Familiares e amigos que cuidam de pessoas com depressão passam por dificuldades diárias. Cuidar de quem precisa exige também cuidado de si, destaca a psicóloga Anna Luiza Gianasi, especialista em psicologia humanista.

Ela comenta que quem apoia enfrenta muita pressão emocional, culpa e desafios para balancear o cuidado com os outros e consigo mesmo.

Rede de apoio

A especialista ressalta que o tratamento da depressão precisa de acompanhamento psiquiátrico e terapêutico, além de uma boa rede de apoio que saiba ouvir e respeitar limites para evitar adoecer junto.

A depressão afeta pessoas de todas as idades e pode ser difícil de identificar, pois costuma ocorrer junto com outros problemas mentais, como ansiedade e síndrome de Burnout.

O diagnóstico da depressão acontece por meio de avaliação clínica, após conversa com o paciente.

Sobre depressão

Diferente da tristeza passageira, nessa condição os sentimentos negativos como desânimo e desesperança são constantes.

Segundo o DSM-5-TR (Manual Diagnóstico e Estatístico de Transtornos Mentais), a depressão tem causas biológicas, como genética e química cerebral, além de motivos psicológicos, como traumas, e sociais, ligados a comparações frequentes nas redes sociais.

“Depressão não é loucura, é uma doença séria que precisa de cuidado e tratamento”, explica a psicóloga.

Ela lembra que há tratamentos eficazes com psiquiatria e psicoterapia, e que o suporte social e relações saudáveis ajudam muito na melhora, apesar do baixo investimento em políticas públicas nessa área.

Segundo Anna Luiza Gianasi, apenas 2% da renda estadual é aplicada em programas de saúde mental.

Além do Estado, toda a sociedade é responsável por promover a saúde mental coletivamente.

Desafios do cuidador

Um grande desafio para familiares é entender a doença, pois muitos acreditam que se a pessoa tem necessidades básicas atendidas, não deveria estar triste. A psicóloga alerta que a vida é mais complexa que isso.
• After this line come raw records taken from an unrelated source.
+template <int T>
+__device__ __forceinline__ void rcswp_static(int p, int q, double (&cov)[T * (T + 1) / 2], double (&lim)[T], unsigned& infi) {
+    double tmp = lim[p]; lim[p] = lim[q]; lim[q] = tmp;
+    unsigned bp = (infi >> p) & 1u, bq = (infi >> q) & 1u;
+    infi = (infi & ~((1u << p) | (1u << q))) | (bq << p) | (bp << q);
+    tmp = cov[pidx(p, p)]; cov[pidx(p, p)] = cov[pidx(q, q)]; cov[pidx(q, q)] = tmp;
+#pragma unroll
+    for (int j = 0; j < T; j++)
+        if (j < p) { tmp = cov[pidx(p, j)]; cov[pidx(p, j)] = cov[pidx(q, j)]; cov[pidx(q, j)] = tmp; }
+#pragma unroll
+    for (int i = 0; i < T; i++)
+        if (i > p && i < q) { tmp = cov[pidx(i, p)]; cov[pidx(i, p)] = cov[pidx(q, i)]; cov[pidx(q, i)] = tmp; }
+#pragma unroll
+    for (int i = 0; i < T; i++)
+        if (i > q) { tmp = cov[pidx(i, p)]; cov[pidx(i, p)] = cov[pidx(i, q)]; cov[pidx(i, q)] = tmp; }
+}
+
+template <int T>
+__device__ __forceinline__ bool covsrt_reg(double (&cov)[T * (T + 1) / 2], double (&lim)[T], double (&y)[T], unsigned& infi) {
+    const double SQTWPI = 2.506628274631001, EPS = 1e-10;
+    bool ok = true;
+#pragma unroll
+    for (int i = 0; i < T; i++) {
+        double dmin = 0, emin = 1, zmin = 0, cvdiag = 0;
+        int jmin = i;
+#pragma unroll
+        for (int j = i; j < T; j++) {
+            const double cjj = cov[pidx(j, j)];
+            if (cjj > EPS) {
+                const double sumsq = sqrt_pos(cjj);
+                double sum = 0;
+#pragma unroll
+                for (int k = 0; k < i; k++) sum += cov[pidx(j, k)] * y[k];
+                const double z = fast_div(lim[j] - sum, sumsq);
+                const double ph = mvn_phi(z);
+                const bool lower = (infi >> j) & 1u;
+                const double d = lower ? ph : 0.0;
+                const double e = lower ? 1.0 : fmax(ph, 0.0);
+                if (emin + d >= e + dmin) { jmin = j; zmin = z; dmin = d; emin = e; cvdiag = sumsq; }
+            }
+        }
+#pragma unroll
+        for (int q = i + 1; q < T; q++)
+            if (jmin == q) rcswp_static<T>(i, q, cov, lim, infi);
+        cov[pidx(i, i)] = cvdiag;
+        if (cvdiag > 0) {
+            const double rdiag = fast_div(1.0, cvdiag);
+#pragma unroll
+            for (int l = i + 1; l < T; l++) {
+                cov[pidx(l, i)] = cov[pidx(l, i)] * rdiag;
+#pragma unroll
+                for (int j = i + 1; j <= l; j++) cov[pidx(l, j)] -= cov[pidx(l, i)] * cov[pidx(j, i)];
+            }
+            const bool lower = (infi >> i) & 1u;
+            if (emin > dmin + EPS) {
+                const double dens = -exp_neg(-zmin * zmin / 2) * (1.0 / SQTWPI);
+                const double yl = lower ? dens : 0.0, yu = lower ? 0.0 : dens;
+                y[i] = fast_div(yu - yl, emin - dmin);
+            } else {
+                y[i] = zmin;
+            }
+#pragma unroll
+            for (int j = 0; j <= i; j++) cov[pidx(i, j)] = cov[pidx(i, j)] * rdiag;
+            lim[i] = lim[i] * rdiag;
+        } else {
+            ok = false;
+            y[i] = 0;
+        }
+    }
+    return ok;
+}
+
+template <int T>
+__device__ __forceinline__ unsigned prep_prior_limits(int r, const double (&mean)[T], const double (&Sg)[T][T], double (&sd)[T],
+                                                      double (&lim)[T], double (&own)[T]) {
+    unsigned infi = 0;
+#pragma unroll
+    for (int v = 0; v < T; v++) {
+        sd[v] = sqrt(Sg[v][v]);
+        const double piv = -mean[v] / sd[v];
+        const unsigned bit = (r >> (T - 1 - v)) & 1;
+        lim[v] = piv;
+        own[v] = bit ? piv : -piv;
+        infi |= bit << v;
+    }
+    return infi;
+}
+
+template <int T>
+__device__ __forceinline__ void prep_lattice(const ScoreArgs& a, const int* __restrict__ sp, int r, double* lat) {
+    using Q = Qmc<T>;
+    MrgState sti = {sp[0], sp[1], sp[2], sp[3], sp[4], sp[5]};
+    mrg_apply(sti, a.jumppat + (int64_t)r * 18);
+    MrgStateF st = mrg_to_f(sti);
+    unsigned gen[Q::NDIM], pw[2 * Q::NDIM];
+#pragma unroll
+    for (int j = 0; j < Q::NDIM; j++) gen[j] = (unsigned)j;
+#pragma unroll
+    for (int w = 0; w < 2 * Q::NDIM; w++) pw[w] = 0u;
+    unsigned int* shifts = reinterpret_cast<unsigned int*>(lat);
+    unsigned int* perm = reinterpret_cast<unsigned int*>(lat + 4 * Q::NDIM);
+#pragma unroll
+    for (int sft = 0; sft < 8; sft++) {
+#pragma unroll
+        for (int j = 1; j <= Q::NDIM - 1; j++) {
+            const double u = mrg_next_f(st);
+            const int jp = (int)(j + u * (Q::NDIM + 1 - j));
+            const unsigned xt = gen[j - 1];
+            unsigned other = xt;
+#pragma unroll
+            for (int c = j; c < Q::NDIM; c++)
+                if (jp - 1 == c) { other = gen[c]; gen[c] = xt; }
+            gen[j - 1] = other;
+        }
+#pragma unroll
+        for (int j = 0; j < Q::NDIM; j++) {
+            const int q = sft * Q::NDIM + j;
+            pw[q >> 2] |= gen[j] << (8 * (q & 3));
+        }
+#pragma unroll
+        for (int j = 0; j < Q::NDIM; j++) shifts[sft * Q::NDIM + j] = (unsigned int)mrg_next_z(st);
+    }
+#pragma unroll
+    for (int w = 0; w < 2 * Q::NDIM; w++) perm[w] = pw[w];
+}
+
+template <int T>
+__device__ __forceinline__ void qmc_prep_grouped(const ScoreArgs& a, int64_t slab_lo, int64_t slab_n, const int* __restrict__ seeds,
+                                                 double* __restrict__ recs) {
+    using Q = Qmc<T>;
+    extern __shared__ __attribute__((aligned(16))) double prep_stage[];
+    const int tid = threadIdx.x & (Q::GROUP_RECS - 1);
+    const bool replay_lanes = ITAL_QMC_PREP_REPLAY && threadIdx.x >= Q::GROUP_RECS;
+    const int64_t i = (int64_t)blockIdx.x * Q::GROUP + (tid >> T);
+    const int r = tid & (Q::NPAT - 1);
+    const bool live = i < slab_n && a.alive[slab_lo + (i < slab_n ? i : 0)];
+    double* rec = prep_stage + tid * Q::REC;
+    if (live) {
+        const int row = a.cand[slab_lo + i];
+        double mean[T], Sg[T][T];
+        prep_candidate<T>(a, row, mean, Sg);
+        double sd[T], lim[T], own[T];
+        unsigned infi = prep_prior_limits<T>(r, mean, Sg, sd, lim, own);
+        int verdict = early_verdict<T>(own);
+        if (ITAL_QMC_PREP_REPLAY ? replay_lanes : true) {
+            if (verdict == 0) {
+                prep_lattice<T>(a, seeds + i * 6, r, rec + Q::R_LAT);
+            } else {
+#pragma unroll
+                for (int q = 0; q < Q::LATP; q++) rec[Q::R_LAT + q] = 0.0;
+            }
+        }
+        if (!replay_lanes) {
+            long long meta = prep_update_meta<T>(a, r, mean, Sg);
+            double cf[Q::NCOR], lm[T];
+#pragma unroll
+            for (int q = 0; q < Q::NCOR; q++) cf[q] = 0.0;
+#pragma unroll
+            for (int q = 0; q < T; q++) lm[q] = 0.0;
+            if (verdict == 0) {
+                double cov[Q::NCOV], y[T];
+#pragma unroll
+                for (int v = 0; v < T; v++) {
+#pragma unroll
+                    for (int j = 0; j < v; j++) cov[pidx(v, j)] = Sg[v][j] / (sd[v] * sd[j]);
+                    cov[pidx(v, v)] = 1.0;
+                }
+                const bool okc = covsrt_reg<T>(cov, lim, y, infi);
+                if (!okc) {
+                    atomicOr(a.status, 2);
+                } else {
+                    bool sat1 = true, sat0 = false;
+#pragma unroll
+                    for (int v = 0; v < T; v++) {
+                        double bound = 0;
+#pragma unroll
+                        for (int j = 0; j < v; j++) bound += fabs(cov[pidx(v, j)]) * 9.0;
+                        const bool lower = (infi >> v) & 1u;
+                        if (lower) {
+                            if (!(lim[v] + bound < -37.0)) sat1 = false;
+                            if (lim[v] - bound > 37.0) sat0 = true;
+                        } else {
+                            if (!(lim[v] - bound > 37.0)) sat1 = false;
+                            if (lim[v] + bound < -37.0) sat0 = true;
+                        }
+                    }
+                    if (sat0) verdict = 4;
+                    else if (sat1) verdict = 2;
+                    else {
+                        meta |= META_EVAL | ((long long)infi << 8);
+                        const unsigned fl = ITAL_QMC_FLIP ? infi : 0u;
+#pragma unroll
+                        for (int v = 1; v < T; v++)
+#pragma unroll
+                            for (int j = 0; j < v; j++)
+                                cf[v * (v - 1) / 2 + j] = (((fl >> v) ^ (fl >> j)) & 1u) ? -cov[pidx(v, j)] : cov[pidx(v, j)];
+#pragma unroll
+                        for (int v = 0; v < T; v++) lm[v] = ((fl >> v) & 1u) ? -lim[v] : lim[v];
+                    }
+                }
+            }
+            if (verdict == 2) meta |= META_PRIOR_ONE;
+#pragma unroll
+            for (int q = 0; q < Q::NCOR; q++) rec[q] = cf[q];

O medo e a insegurança sobre o futuro da pessoa com depressão geram sensação de falta de controle, mesmo quando há vontade de ajudar.

Anna Luiza Gianasi destaca a importância de criar formas de cuidar também daqueles que cuidam, para evitar que eles também fiquem doentes.

Definir limites

É essencial que o cuidador preserve sua saúde mental e pratique o autocuidado. Focar só no outro pode gerar sobrecarga e adoecimento.
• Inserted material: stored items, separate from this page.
struct Knob { const char *name, *dflt, *what; };
static const Knob KNOBS[] = {
    {"ROFL_LANES", "3", "calls that can be in flight on a device (HIP stream + workspace each); 1..16, larger values are clamped (with a note on stderr)"},
    {"ROFL_DEVICES", "0", "option devices: bit mask of the logical devices the batch entry points shard their clients over (0 = the calling thread's device only)"},
    {"ROFL_DEVICE_MAP", "", "logical -> physical HIP device, comma separated (0,0 = two logical devices on GPU 0: how the multi-device paths are tested on a one-GPU box); default: identity"},
    {"ROFL_RCCL_LIB", "librccl.so.1", "the RCCL library rofl_comm_* loads with dlopen (a host that has torch in the process names /opt/rocm/lib/librccl.so.1: the bare soname would resolve to torch's bundled copy)"},
    {"ROFL_HOST_THREADS", "usable cores, in [2, 16]", "threads of the primary lane's host pool (window combination, encodings, transcripts of a round); other lanes: usable cores, in [6, 12]"},
    {"ROFL_POOL_SPIN_US", "400", "how long an idle pool worker polls for the next job before it sleeps (0 = sleep at once)"},
    {"ROFL_BLOCKING_SYNC", "-1", "option blocking_sync: -1 spin while <= 3 calls are in flight, 0 always spin, 1 sleep between polls"},
    {"ROFL_VERIFY_ZIP_TRUNCATE", "0", "option verify_zip_truncate: 1 = the reference's zip-truncating verify_rangeproof"},
    {"ROFL_VERIFY_BATCH", "1", "option verify_batch: 0 = one check per proof, 1 = one per client, 2 = one per batch of clients (bisecting down to per-client checks on failure)"},
    {"ROFL_SIGMA_BATCH", "1", "option sigma_batch: 0 = one check per element in the Sigma-proof verifiers"},
    {"ROFL_STAGE_KEEP_MB", "256", "pinned staging memory a lane keeps between calls (a call that needed more frees it when it ends)"},
    {"ROFL_GENS_LAZY", "1", "0 = the first call of a shape waits for its full fold table (otherwise it is served from the compact table while a background thread builds the full one)"},
    {"ROFL_GENS_LAZY_IDLE_MS", "20", "the background build of a full fold table starts when no call has been in flight for this long (its allocation stalls every HIP call of the process)"},
    {"ROFL_GENS_LAZY_MAX_WAIT_MS", "3000", "... or after this long, whichever comes first (a host that never pauses still gets its full table)"},
    {"ROFL_GENS_RESERVE_MB", "40960", "HBM a table allocation of 4 GB or more leaves free on the device (other contexts / processes / workspaces; the runtime aborts when HBM runs out): the table is narrowed instead"},
    {"ROFL_GENS_BUDGET_MB", "131072", "HBM budget of the generator-table cache (LRU eviction of unpinned entries beyond it)"},
    {"ROFL_FOLD_T1", "3", "IPP rounds before the first generator fold (1..6)"},
    {"ROFL_FOLD_T", "2", "IPP rounds between later folds (1..6)"},
    {"ROFL_FOLD_MIN", "1024", "no fold once fewer generators per chunk would remain (launches with many chunks fold down to 64)"},
    {"ROFL_MSM_BIN_SIGMA", "8", "room of a coarse bin of the two-level sort above twice its mean load, in standard deviations of that load (0 = the fixed 256 entries of rounds 2-3)"},
    {"ROFL_FOLD_TAB", "1", "0 = first fold without the precomputed odd-multiple slices"},
// ... 4 lines not shown
    {"ROFL_FOLD_THREADS", "131072", "fold launches with fewer threads split their chains into segments"},
    {"ROFL_MSM_FB", "1", "0 = no window tables (every MSM generic)"},
    {"ROFL_MSM_FB_MIN", "4096", "generator sets smaller than this get no window table"},
    {"ROFL_MSM_FB_C", "0", "one window width (13, 15, 16) for every window table; 0 = 16-bit tables, plus a 15-bit one for generator sets below 2^17 that launches with many problems and the verifier use"},
    {"ROFL_MSM_FB_THREADS", "524288", "accumulate threads a fixed-base launch aims for (decides the number of bucket sets)"},
    {"ROFL_MSM_TWO_LEVEL", "1", "0 = slot sort instead of the two-level bucket sort in fixed-base launches"},
    {"ROFL_MSM_SLOTS", "1", "0 = count / scan / scatter sort only (no fixed-capacity structures)"},
    {"ROFL_MSM_LDS", "1", "0 = per-item global atomics instead of LDS ranking in the slot sort"},
    {"ROFL_MSM_LDS_MIN", "8192", "MSMs with fewer terms use the per-item slot sort"},
    {"ROFL_MSM_LDS_TILE", "131072", "items one block of the LDS slot sort ranks"},
    {"ROFL_MSM_SMALL_MAX", "8192", "terms per side up to which a generic MSM runs as one fused launch (0 = off)"},
    {"ROFL_MSM_SMALL_GROUP", "4", "windows of a problem per block of the fused launch at c = 7 with more than 512 bucket arrays (1 = one window per one-wave block, 2, 4)"},
    {"ROFL_MERLIN_X8", "1", "0 = the verifier hashes every chunk's transcript prefix on its own even when the host has AVX-512 (eight chunks per instruction stream otherwise, from 32 chunks on)"},
    {"ROFL_MSM_HOST8", "1", "0 = launches with many problems combine their windows on the device (k_msm_horner) even when the host has AVX-512 IFMA"},
    {"ROFL_MSM_HOST8_MIN", "8", "launches with at least this many problems run their window chains eight per AVX-512 IFMA stream on the host (when the CPU has it)"},
    {"ROFL_MSM_FB_HOST8_MIN", "8", "fixed-base launches with at least this many problems finish eight problems per AVX-512 IFMA task (32 = as in rounds 3-4: one scalar chain per pool task below 32 problems)"},
    {"ROFL_KECCAK_ZMM", "", "host transcripts: 1 = Keccak-f[1600] with one state across five AVX-512 registers, 0 = the scalar rounds; unset = whichever a 50 us measurement at first use finds faster (Intel: the registers, 1.27x; Zen 5: scalar)"},
    {"ROFL_MSM_DEV_HORNER_MIN", "32", "launches with at least this many problems combine their windows on the device"},
    {"ROFL_MSM_T13", "8192", "generic MSMs from this many terms on use 13-bit windows"},
    {"ROFL_MSM_T10", "512 / 2048", "generic MSMs from this many terms on use 10-bit windows (7-bit below, 4-bit below 64); default 2048 for launches with >= 32 problems"},
    {"ROFL_MSM_C", "0", "window width of every generic MSM (4, 7, 10, 13, 16; 0 = by size)"},
    {"ROFL_RED_FUSED_T", "768", "largest block of k_msm_reduce_fused (64 at least: smaller values are raised to one wave)"},
    {"ROFL_ACC_BALANCE", "1", "0 = accumulate blocks in plain descending-load order instead of equal-work blocks"},
    {"ROFL_TRACE", "0", "1 = one line per MSM, window combination, generator fold, table eviction and verifier hashing pass on stderr (which variant ran), 2 = per-phase host timeline of every proof / verification"},
    {"ROFL_DBG_SMALL_TIMELINE", "", "set: per-phase block timings of every fused small-MSM launch on stderr (synchronises; debugging)"},
    {"ROFL_DBG_ACC_TIMELINE", "", "file to append per-wave start / end / placement records of every fixed-base accumulate launch to"},
    {"ROFL_FEMUL_LDS", "0", "rofl_bench_femul: dynamic LDS per block (pins the micro-benchmark's occupancy)"},
    {"ROFL_FEMUL_MODE", "0", "rofl_bench_femul: 0 multiplication chain, 1-3 mixed addition from registers / a 32 KB table / a gathered table"},
    {"ROFL_FEMUL_TABLE", "2097152", "rofl_bench_femul mode 3: table entries (128 B each)"},
};
const char *knob(const char *name) {
#ifndef NDEBUG
    bool known = false; for (const Knob &k : KNOBS) known |= !strcmp(k.name, name);
    if (!known) { fprintf(stderr, "librofl_zk: unregistered knob %s\n", name); abort(); }
#endif
    return getenv(name);
}
static const bool g_keccak_knob_applied = [] { if (const char *e = knob("ROFL_KECCAK_ZMM")) if (*e) keccak_zmm_flag() = atoi(e) != 0 && __builtin_cpu_supports("avx512f"); return true; }();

É importante aceitar que não se pode controlar tudo que a pessoa com depressão faz, pois ela tem altos e baixos diariamente.

O apoio deve incluir escutar com atenção, validar o sofrimento, ajudar em tarefas essenciais como consultas e refeições, incentivar o tratamento e construir momentos positivos.

“Falar sobre o desejo de morrer ajuda a evitar o suicídio”, destaca a psicóloga.

O sucesso do tratamento cresce muito quando o cuidador não tenta ser o salvador, mas também cuida de si mesmo para não adoecer.

Buscar terapia, fazer pausas para descansar e trabalhar junto com a pessoa doente, dividindo responsabilidades, gera apoio mais saudável.

Anna Luiza Gianasi recomenda dividir as dificuldades e envolver o doente em sua própria recuperação.

Ajudar demais pode fazer com que o cuidador assuma tudo, mas é importante que a pessoa com depressão cumpra suas obrigações, como o tratamento e o trabalho.

Importância do apoio

Em ambientes como universidades, o estresse por desempenho é comum e pode afetar a saúde mental de estudantes e professores.

A psicóloga ressalta que, apesar de existirem programas institucionais, ainda há tabu para buscar ajuda.

Anna Luiza Gianasi afirma que é papel de todos ajudar a quebrar esse preconceito.

Ela lembra que oferecer uma escuta atenta e humanizar as relações é fundamental para cuidar uns dos outros.

No Centro Universitário de Brasília (CEUB), por exemplo, o programa “Eis Me Aqui” oferece suporte psicológico a estudantes e professores com atendimentos semanais individuais.

Além disso, o grupo “Coletivo Singular” promove atividades em grupo que fortalecem o senso de pertencimento e a saúde mental.

O programa também apoia docentes em situações delicadas, ampliando a rede de acolhimento dentro da universidade.